In this chapter, we will extend the example application created in Android Activity State Changes – An Example Application so that the EditText field no longer loses changes made by the user when the activity is destroyed and recreated by the runtime system.

A key component of saving and restoring dynamic state involves the use of the Android SDK Bundle class, a topic that will also be covered in this chapter.




Saving Dynamic State

An activity, as we have already learned, is given the opportunity to save dynamic state information via a call from the runtime system to the activity’s implementation of the onSaveInstanceState() method. Passed through as an argument to the method is a reference to a Bundle object into which the method will need to store any dynamic data that needs to be saved. The Bundle object is then stored by the runtime system on behalf of the activity and subsequently passed through as an argument to the activity’s onCreate() and onRestoreInstanceState() methods if and when they are called. The data can then be retrieved from the Bundle object within these methods and used to restore the state of the activity.

Default Saving of User Interface State

The preceding chapter demonstrated the effects of failing to save state by showing how the text entered into a TextView is lost when the orientation of the device changes. In actual fact most of the view widgets included with the Android SDK already implement the behavior to automatically save and restore state under such circumstances. The only changes that need to be made to the code are to make sure that the onSaveInstanceState() and onRestoreInstanceState() override methods in the activity make calls to the equivalent methods of the super class. To see this in action, modify the two methods in the StateChangeActivity.java file so that they now read as follows:

@Override
protected void onSaveInstanceState(Bundle outState) {
   super.onSaveInstanceState(outState);
}

@Override
protected void onRestoreInstanceState(Bundle savedState) {
   super.onRestoreInstanceState(savedState);
}

With the changes made, run the application, enter some text into the EditText view and once again perform the orientation rotation. Note that this time the text is automatically saved and restored.

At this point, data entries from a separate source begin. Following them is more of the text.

## Size dense prediction chunks from free memory and copy z before contraction

When no chunk size is set, the dense prediction planner now picks the chunk from a memory budget (half of free device memory plus buffers already held), so a whole grid may run in one or a few launches instead of fixed 131072-point chunks. The z result is copied to the host right after the RHS step, so that transfer overlaps the sigma-squared contraction. This cuts launch and per-chunk overhead. In exchange it needs much larger B-tile buffers and raises the pool memory estimate, which risks memory pressure and less overlap between chunks.

```diff
diff --git a/include/mikrige.h b/include/mikrige.h
--- a/include/mikrige.h
+++ b/include/mikrige.h
@@ -114,6 +114,7 @@
 int  mik_handle_set_devices(mik_handle *h, int n);
 int  mik_handle_devices(mik_handle *h);
 int  mik_slab_of(int64_t n, int members, int i, int64_t *lo, int64_t *count);
+int  mik_dense_plan(int64_t npt, int mp, double budget_bytes, int64_t out[4]);
 
 int  mik_set_option(mik_handle *h, const char *key, double value);
 
diff --git a/pykrige_amd/_lib.py b/pykrige_amd/_lib.py
--- a/pykrige_amd/_lib.py
+++ b/pykrige_amd/_lib.py
@@ -75,6 +75,7 @@
     "mik_handle_set_devices": (C.c_int, [C.c_void_p, C.c_int]),
     "mik_handle_devices": (C.c_int, [C.c_void_p]),
     "mik_slab_of": (C.c_int, [C.c_int64, C.c_int, C.c_int, C.POINTER(C.c_int64), C.POINTER(C.c_int64)]),
+    "mik_dense_plan": (C.c_int, [C.c_int64, C.c_int, C.c_double, C.POINTER(C.c_int64)]),
     "mik_get_device_timing": (C.c_int, [C.c_void_p, C.c_int, C.POINTER(MikTiming)]),
     "mik_set_option": (C.c_int, [C.c_void_p, C.c_char_p, C.c_double]),
     "mik_set_problem": (C.c_int, [C.c_void_p, C.POINTER(MikProblem)]),
@@ -531,6 +532,12 @@
     return lo.value, cnt.value
 
 
+def dense_plan(npt, mp, budget_bytes):
+    out = (C.c_int64 * 4)()
+    check(load().mik_dense_plan(int(npt), int(mp), float(budget_bytes), out))
+    return tuple(int(v) for v in out)
+
+
 def set_devices(n):
     flush_handle_pool()
     check(load().mik_set_devices(int(n)))
diff --git a/pykrige_amd/csrc/mik_host.h b/pykrige_amd/csrc/mik_host.h
--- a/pykrige_amd/csrc/mik_host.h
+++ b/pykrige_amd/csrc/mik_host.h
@@ -156,6 +156,17 @@
 }
 }
 inline int chunks_of(long n) { return (int)std::max<long>(1, std::min<long>(8, n / (1L << 20))); }
+
+inline void dense_launch_shape(long npt, long Mp, double budget, long* chunk, long* nchunks) {
+  const double per_point = 8.0 * (double)(Mp + Mp / 128);
+  const long all = ((npt + 127) / 128) * 128;
+  const double fit = budget / per_point;
+  long c = fit >= (double)all ? all : std::max<long>(128, ((long)fit / 128) * 128);
+  long n = (npt + c - 1) / c;
+  c = (((npt + n - 1) / n + 127) / 128) * 128;
+  n = (npt + c - 1) / c;
+  *chunk = c, *nchunks = n;
+}
 
 inline void unmasked_positions(const int8_t* mask, long ncells, std::vector<long>& idx) {
   const int nc = chunks_of(ncells);
@@ -324,7 +335,8 @@
   int opt_tri = 1;
   int opt_symmetrize = 1;
   int opt_factor = 0, opt_sym = 1;
-  long opt_chunk = 131072;
+  long opt_chunk = 0;
+  double opt_plan_budget = 0.0;
   int opt_mw_pivot = 0;
   bool mw_force_piv = false;
   int opt_mw_lds_cap = 8192;
diff --git a/pykrige_amd/csrc/mik_predict.hip b/pykrige_amd/csrc/mik_predict.hip
--- a/pykrige_amd/csrc/mik_predict.hip
+++ b/pykrige_amd/csrc/mik_predict.hip
@@ -210,7 +210,7 @@
       : c(c_), t0(c_ * p.chunk), nvalid((int)std::min<long>(p.chunk, p.npt - t0)), palloc(((nvalid + 127) / 128) * 128), nTb(palloc / 128) {}
 };
 
-static int plan_predict(mik_handle* h, Plan& p, bool cov) {
+static int plan_predict(mik_handle* h, Plan& p, bool cov, bool whole = false) {
   const long npt = h->npt;
   const int Mp = h->Mp, nIblk = Mp / 128, nf = h->nf;
   p.npt = npt, p.Mp = Mp, p.nIblk = nIblk, p.nK16 = Mp / 16, p.nf = nf;
@@ -221,7 +221,7 @@
     MIKC(h->pin_fz.ensure(sizeof(double) * (size_t)(nf - 1) * (size_t)npt));
   }
   if (nf > 0 && h->gaps_any) HIPC(hipEventSynchronize(h->ev_d2h));
-  long chunk = std::min<long>(h->opt_chunk, ((npt + 127) / 128) * 128);
+  long chunk = std::min<long>(h->opt_chunk ? h->opt_chunk : 131072L, ((npt + 127) / 128) * 128);
   if (h->model == MIK_MODEL_CUSTOM) chunk = std::min<long>(chunk, 16384);
   p.gaps = nf > 0 && h->gaps_any;
   p.sparse = h->factor_sorted && h->opt_sparse != 2 && h->opt_sparse != 0 && !p.gaps;
@@ -246,6 +246,10 @@
   long nchunks = (npt + chunk - 1) / chunk;
   chunk = (((npt + nchunks - 1) / nchunks + 127) / 128) * 128;
   nchunks = (npt + chunk - 1) / chunk;
+  if (whole && !p.sparse && !p.gaps && !shared_panel && nf <= 1 && h->opt_chunk == 0 && h->model != MIK_MODEL_CUSTOM) {
+    const size_t held = h->lane[0].Bt.bytes + h->lane[0].part.bytes;
+    dense_launch_shape(npt, Mp, h->opt_plan_budget > 0.0 ? h->opt_plan_budget : (double)(std::max(freeb + held, held) / 2), &chunk, &nchunks);
+  }
   p.chunk = chunk, p.nchunks = nchunks;
   p.lanes2 = lanes2_wanted && nchunks > 1;
   MIKC(h->pin_out.ensure(sizeof(double) * 2 * (size_t)npt));
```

The automatic saving of state for a user interface view can be disabled in the XML layout file by setting the android:saveEnabled property to false. For the purposes of an example, we will disable the automatic state saving mechanism for the EditText view in the user interface layout and then add code to the application to manually save and restore the state of the view.

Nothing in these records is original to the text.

diff --git a/tendermintx_amd/csrc/fe25519.hpp b/tendermintx_amd/csrc/fe25519.hpp
--- a/tendermintx_amd/csrc/fe25519.hpp
+++ b/tendermintx_amd/csrc/fe25519.hpp
@@ -157,6 +157,19 @@
     uint32_t val = (uint32_t)(two >> sh) & ((1u << bits) - 1);
     if (i == 9) val &= (1u << 25) - 1;
     r.v[i] = (int32_t)val;
+  }
+  return r;
+}
+
+TMX_DEV fe fe_unpack(const uint32_t w[8]) {
+  fe r;
+  const int start[10] = {0, 26, 51, 77, 102, 128, 153, 179, 204, 230};
+#pragma unroll
+  for (int i = 0; i < 10; i++) {
+    const int s = start[i], bits = (i & 1) ? 25 : 26;
+    const int wi = s >> 5, sh = s & 31;
+    const uint32_t raw = (sh + bits <= 32) ? (w[wi] >> sh) : __builtin_amdgcn_alignbit(w[wi + 1 < 8 ? wi + 1 : 7], w[wi], sh);
+    r.v[i] = (int32_t)(raw & ((1u << bits) - 1));
   }
   return r;
 }
diff --git a/tendermintx_amd/csrc/kernels.h b/tendermintx_amd/csrc/kernels.h
--- a/tendermintx_amd/csrc/kernels.h
+++ b/tendermintx_amd/csrc/kernels.h
@@ -26,6 +26,7 @@
 int launch_init_base(void* d_table, void* stream);
 int launch_selftest_invert(uint32_t n, const void* d_in, void* d_out, void* stream);
 int launch_selftest_f16(uint32_t n, uint32_t doublings, const void* d_in, void* d_out, void* stream);
+int launch_selftest_tab_pack(uint32_t n, const void* d_in, void* d_out, void* stream);
 struct EdQuad {
   uint32_t n_lanes;
   const void* d_target;
diff --git a/tendermintx_amd/csrc/kernels.hip b/tendermintx_amd/csrc/kernels.hip
--- a/tendermintx_amd/csrc/kernels.hip
+++ b/tendermintx_amd/csrc/kernels.hip
@@ -250,6 +250,27 @@
   fe t2d = fe_mul(mine, K_2D);
   fe r = fe_select(fe_select(fe_select(t2d, fe_add(mine, mine), q == 2), fe_add(by, bx), q == 1), fe_sub(by, bx), q == 0);
   return fe_carry32(r);
+}
+
+constexpr int TAB_ENTRY_WORDS = 32;
+struct fe_packed { uint32_t w[8]; };
+__device__ __forceinline__ void tab_load(const int32_t* __restrict__ ent, int comp, fe_packed& c) {
+  const uint4* p = reinterpret_cast<const uint4*>(ent) + 2 * comp;
+  const uint4 lo = p[0], hi = p[1];
+  c.w[0] = lo.x; c.w[1] = lo.y; c.w[2] = lo.z; c.w[3] = lo.w;
+  c.w[4] = hi.x; c.w[5] = hi.y; c.w[6] = hi.z; c.w[7] = hi.w;
+}
+__device__ __forceinline__ void tab_store(int32_t* __restrict__ ent, int comp, const fe& v) {
+  uint32_t w[8];
+  fe_to_words(v, w);
+  uint4* p = reinterpret_cast<uint4*>(ent) + 2 * comp;
+  p[0] = make_uint4(w[0], w[1], w[2], w[3]);
+  p[1] = make_uint4(w[4], w[5], w[6], w[7]);
+}
+__device__ __forceinline__ void base_load(const int32_t* __restrict__ qtable, size_t entry, int q, bool neg, fe_packed& c) {
+#pragma unroll
+  for (int k = 0; k < 8; k++) c.w[k] = k == 0 ? 2u : 0u;
+  if (q != 2) tab_load(qtable + entry * TAB_ENTRY_WORDS, q == 3 ? 2 : cached_component(q, neg), c);
 }
 
 constexpr uint32_t KEY_STRIDE = 256;
@@ -665,13 +686,10 @@
       }
     }
   }
-  int32_t* tab = keytab + ((size_t)slot_of_uid[u] * C::NW + w) * C::HALF * 40;
+  int32_t* tab = keytab + ((size_t)slot_of_uid[u] * C::NW + w) * C::HALF * TAB_ENTRY_WORDS;
   for (int j = 0; j < 8; j++) {
     acc = quad_add(acc, cP, q);
-    const fe c = quad_to_cached(acc, q);
-    int32_t* oj = tab + ((size_t)(8 * t + j) * 4 + q) * 10;
-#pragma unroll
-    for (int l = 0; l < 10; l++) oj[l] = c.v[l];
+    tab_store(tab + (size_t)(8 * t + j) * TAB_ENTRY_WORDS, q, quad_to_cached(acc, q));
   }
   }
 }
@@ -720,23 +738,21 @@
 #pragma unroll
       for (int i = 0; i < 10; i++) mine.v[i] = acc_mem[i];
     }
-    const int32_t* tab = keytab + (size_t)slot * C::NW * C::HALF * 40;
-    auto fetch = [&](int i, fe& c) {
+    const int32_t* tab = keytab + (size_t)slot * C::NW * C::HALF * TAB_ENTRY_WORDS;
+    auto fetch = [&](int i, fe_packed& c) {
       const int d = key_digit<KW>(e, i);
       const int m = d == 0 ? 0 : (d < 0 ? -d : d) - 1;
-      const int32_t* ent = tab + (size_t)(i * C::HALF + m) * 40 + 10 * cached_component(q, d < 0);
-#pragma unroll
-      for (int l = 0; l < 10; l++) c.v[l] = ent[l];
+      tab_load(tab + (size_t)(i * C::HALF + m) * TAB_ENTRY_WORDS, cached_component(q, d < 0), c);
     };
     const int span = (int)(w1 - w0);
     const int i0 = (int)w0 + (span * part + SPLIT - 1) / SPLIT, i1 = (int)w0 + (span * (part + 1) + SPLIT - 1) / SPLIT;
-    fe cur;
+    fe_packed cur;
     fetch(i0 < C::NW ? i0 : C::NW - 1, cur);
     for (int i = i0; i < i1; i++) {
-      fe nxt;
+      fe_packed nxt;
       fetch(i < i1 - 1 ? i + 1 : i, nxt);
       const int d = key_digit<KW>(e, i);
-      if (d != 0) mine = quad_add(mine, cur, q, d < 0);
+      if (d != 0) mine = quad_add(mine, fe_unpack(cur.w), q, d < 0);
       cur = nxt;
     }
   }
@@ -753,20 +769,18 @@
 #pragma unroll
       for (int i = 0; i < 10; i++) mine.v[i] = acc_mem[i];
     }
-    const int32_t* tab = keytab + (size_t)slot * C::NW * C::HALF * 40;
-    auto fetch = [&](int i, fe& c) {
+    const int32_t* tab = keytab + (size_t)slot * C::NW * C::HALF * TAB_ENTRY_WORDS;
+    auto fetch = [&](int i, fe_packed& c) {
       const int d = key_digit<KW>(e, i);
       const int m = d == 0 ? 0 : (d < 0 ? -d : d) - 1;
-      const int32_t* ent = tab + (size_t)(i * C::HALF + m) * 40 + 10 * cached_component(q, d < 0);
-#pragma unroll
-      for (int l = 0; l < 10; l++) c.v[l] = ent[l];
+      tab_load(tab + (size_t)(i * C::HALF + m) * TAB_ENTRY_WORDS, cached_component(q, d < 0), c);
     };
-    fe cur = fe_zero();
+    fe_packed cur = {};
     if (walks) fetch(i0 < C::NW ? i0 : C::NW - 1, cur);
     FusedCursor fc = {0u, 0u, 1u};
     for (int k = 0; k < steps; k++) {
       const int i = i0 + k;
-      fe nxt = cur;
+      fe_packed nxt = cur;
       const bool act = walks && i < i1;
       if (act) fetch(i < i1 - 1 ? i + 1 : i, nxt);
       __builtin_amdgcn_sched_barrier(0);
@@ -774,7 +788,7 @@
       __builtin_amdgcn_sched_barrier(0);
       if (act) {
         const int d = key_digit<KW>(e, i);
-        if (d != 0) mine = quad_add(mine, cur, q, d < 0);
+        if (d != 0) mine = quad_add(mine, fe_unpack(cur.w), q, d < 0);
       }
       cur = nxt;
     }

Configure the EditText view such that state will not be saved and restored in the event that the activity is restarted by editing the fragment_state_change.xml file so that the entry for the view reads as follows (note that the XML can be edited directly by clicking on the file name tab on the bottom edge of the Graphical editor panel):

    <EditText
        android:layout_width="wrap_content"
        android:layout_height="wrap_content"
        android:id="@+id/editText1”
        android:saveEnabled="false"
        android:inputType="text"
        android:layout_centerVertical="true"
        android:layout_centerHorizontal="true"
        android:width="200dp" />

After making the change, run the application, enter text and rotate the device to verify that the text is no longer saved and restored before proceeding.


The Bundle Class

The Bundle class provides a container for storing data using a key-value pair mechanism. The keys take the form of string values, whilst the values associated with those keys can be in the form of a primitive value or any object that implements the Android Parcelable interface. A wide range of classes already implements the Parcelable interface. Custom classes may be made “parcelable” by implementing the set of methods defined in the Parcelable interface (details of which can be found in the Android documentation at http://developer.android.com/reference/android/os/Parcelable.html).

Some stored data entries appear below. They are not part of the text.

diff --git a/ditsep_amd/csrc/ru_fused.hip b/ditsep_amd/csrc/ru_fused.hip
--- a/ditsep_amd/csrc/ru_fused.hip
+++ b/ditsep_amd/csrc/ru_fused.hip
@@ -13,7 +13,57 @@
 
 __device__ __forceinline__ int swz32(int row, int chunk) { return chunk ^ ((-(row >> 2)) & 3); }
 
-template <int P, int F16>
+enum { RU_ANY = 0, RU_ELU_BOTH = 1, RU_ELU_PLANES = 2, RU_SNAKE_BOTH = 3, RU_SNAKE_PLANES = 4 };
+template <int MODE>
+__device__ __forceinline__ int ru_kind(int runtime_kind) {
+  return MODE == RU_ANY ? runtime_kind : (MODE == RU_ELU_BOTH || MODE == RU_ELU_PLANES) ? DSN_ACT_ELU : DSN_ACT_SNAKE;
+}
+template <int MODE>
+__device__ __forceinline__ bool ru_writes_f32(const RuDesc& d) {
+  return MODE == RU_ANY ? d.out_f32 != nullptr : (MODE == RU_ELU_BOTH || MODE == RU_SNAKE_BOTH);
+}
+template <int MODE>
+__device__ __forceinline__ bool ru_writes_planes(const RuDesc& d) {
+  return MODE == RU_ANY ? d.out_planes != nullptr : true;
+}
+__device__ __forceinline__ void ru_snake_vecs(bool snake, const float* a, const float* b, f32x4 (&sa)[4], f32x4 (&sb)[4]) {
+#pragma unroll
+  for (int tn = 0; tn < 4; ++tn) {
+    sa[tn] = sb[tn] = f32x4{0.f, 0.f, 0.f, 0.f};
+    if (snake) {
+      sa[tn] = *reinterpret_cast<const f32x4*>(a + tn * 16);
+      sb[tn] = *reinterpret_cast<const f32x4*>(b + tn * 16);
+    }
+  }
+}
+__device__ __forceinline__ f32x4 ru_act4(int kind, const f32x4& v, const f32x4& alpha, const f32x4& inv_beta) {
+  f32x4 a = v;
+  if (kind == DSN_ACT_ELU) {
+#pragma unroll
+    for (int r = 0; r < 4; ++r) a[r] = dsn_elu(v[r]);
+  } else if (kind == DSN_ACT_SNAKE) {
+#pragma unroll
+    for (int r = 0; r < 4; ++r) a[r] = dsn_snake(v[r], alpha[r], inv_beta[r]);
+  }
+  return a;
+}
+__device__ __forceinline__ f32x4 ru_add4(const f32x4& a, const f32x4& b) {
+  f32x4 c;
+#pragma unroll
+  for (int r = 0; r < 4; ++r) c[r] = a[r] + b[r];
+  return c;
+}
+__device__ __forceinline__ void ru_split4(const f32x4& a, op16x4& hi, op16x4& lo, int f16) {
+#pragma unroll
+  for (int r = 0; r < 4; ++r) {
+    op16_t h, l;
+    dsn_split(a[r], h, l, f16);
+    hi[r] = h;
+    lo[r] = l;
+  }
+}
+
+template <int P, int F16, int MODE>
 __global__ __launch_bounds__(256, 2) void ru_fused_kernel(const RuDesc d, const op16_t* __restrict__ zero_page) {
   extern __shared__ __attribute__((aligned(16))) op16_t lds[];
   const int halo = 3 * d.dil;
@@ -117,24 +167,19 @@
   issue_w(d.W1, d.w1_ps, C, 0, 0);
   issue_w(d.W1, d.w1_ps, C, KT, 1);
   const int nq = (lane >> 4) * 4;
+  const int cb = wn * 64 + nq;
+  f32x4 sa[4], sb[4];
+  const int kmid = ru_kind<MODE>(d.act_mid);
+  ru_snake_vecs(kmid == DSN_ACT_SNAKE, d.mid_a + cb, d.mid_b + cb, sa, sb);
 #pragma unroll
   for (int tm = 0; tm < 4; ++tm) {
     const int m = wm * 64 + tm * 16 + (lane & 15);
 #pragma unroll
     for (int tn = 0; tn < 4; ++tn) {
-      const int n = wn * 64 + tn * 16 + nq;
-      f32x4 v = acc[tn][tm] + *reinterpret_cast<const f32x4*>(d.b7 + n);
+      const int n = cb + tn * 16;
+      const f32x4 v = ru_add4(acc[tn][tm], *reinterpret_cast<const f32x4*>(d.b7 + n));
       op16x4 hi, lo;
-#pragma unroll
-      for (int r = 0; r < 4; ++r) {
-        float a = v[r];
-        if (d.act_mid == DSN_ACT_ELU) a = dsn_elu(a);
-        else if (d.act_mid == DSN_ACT_SNAKE) a = dsn_snake(a, d.mid_a[n + r], d.mid_b[n + r]);
-        op16_t h, l;
-        dsn_split(a, h, l, F16);
-        hi[r] = h;
-        lo[r] = l;
-      }
+      ru_split4(ru_act4(kmid, v, sa[tn], sb[tn]), hi, lo, F16);
       const int off = m * C + (((n >> 3) + 2 * m) & 15) * 8 + (n & 7);
       *reinterpret_cast<op16x4*>(ah + off) = hi;
       if (P == 2) *reinterpret_cast<op16x4*>(ah + AH_PLANE + off) = lo;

The Bundle class also contains a set of methods that can be used to get and set key-value pairs for a variety of data types including both primitive types (including Boolean, char, double and float values) and objects (such as Strings and CharSequences).

For the purposes of this example, we need to make sure that the text entered into the EditText field by the user is saved into the Bundle object and subsequently restored. This will be achieved by using the putCharSequence() and getCharSequence() methods of the Bundle class respectively.

Saving the State

The first step in extending the StateChange application is to make sure that the text entered by the user is extracted from the EditText component within the onSaveInstanceState() method of the StateChangeActivity activity, and then saved as a key-value pair into the Bundle object.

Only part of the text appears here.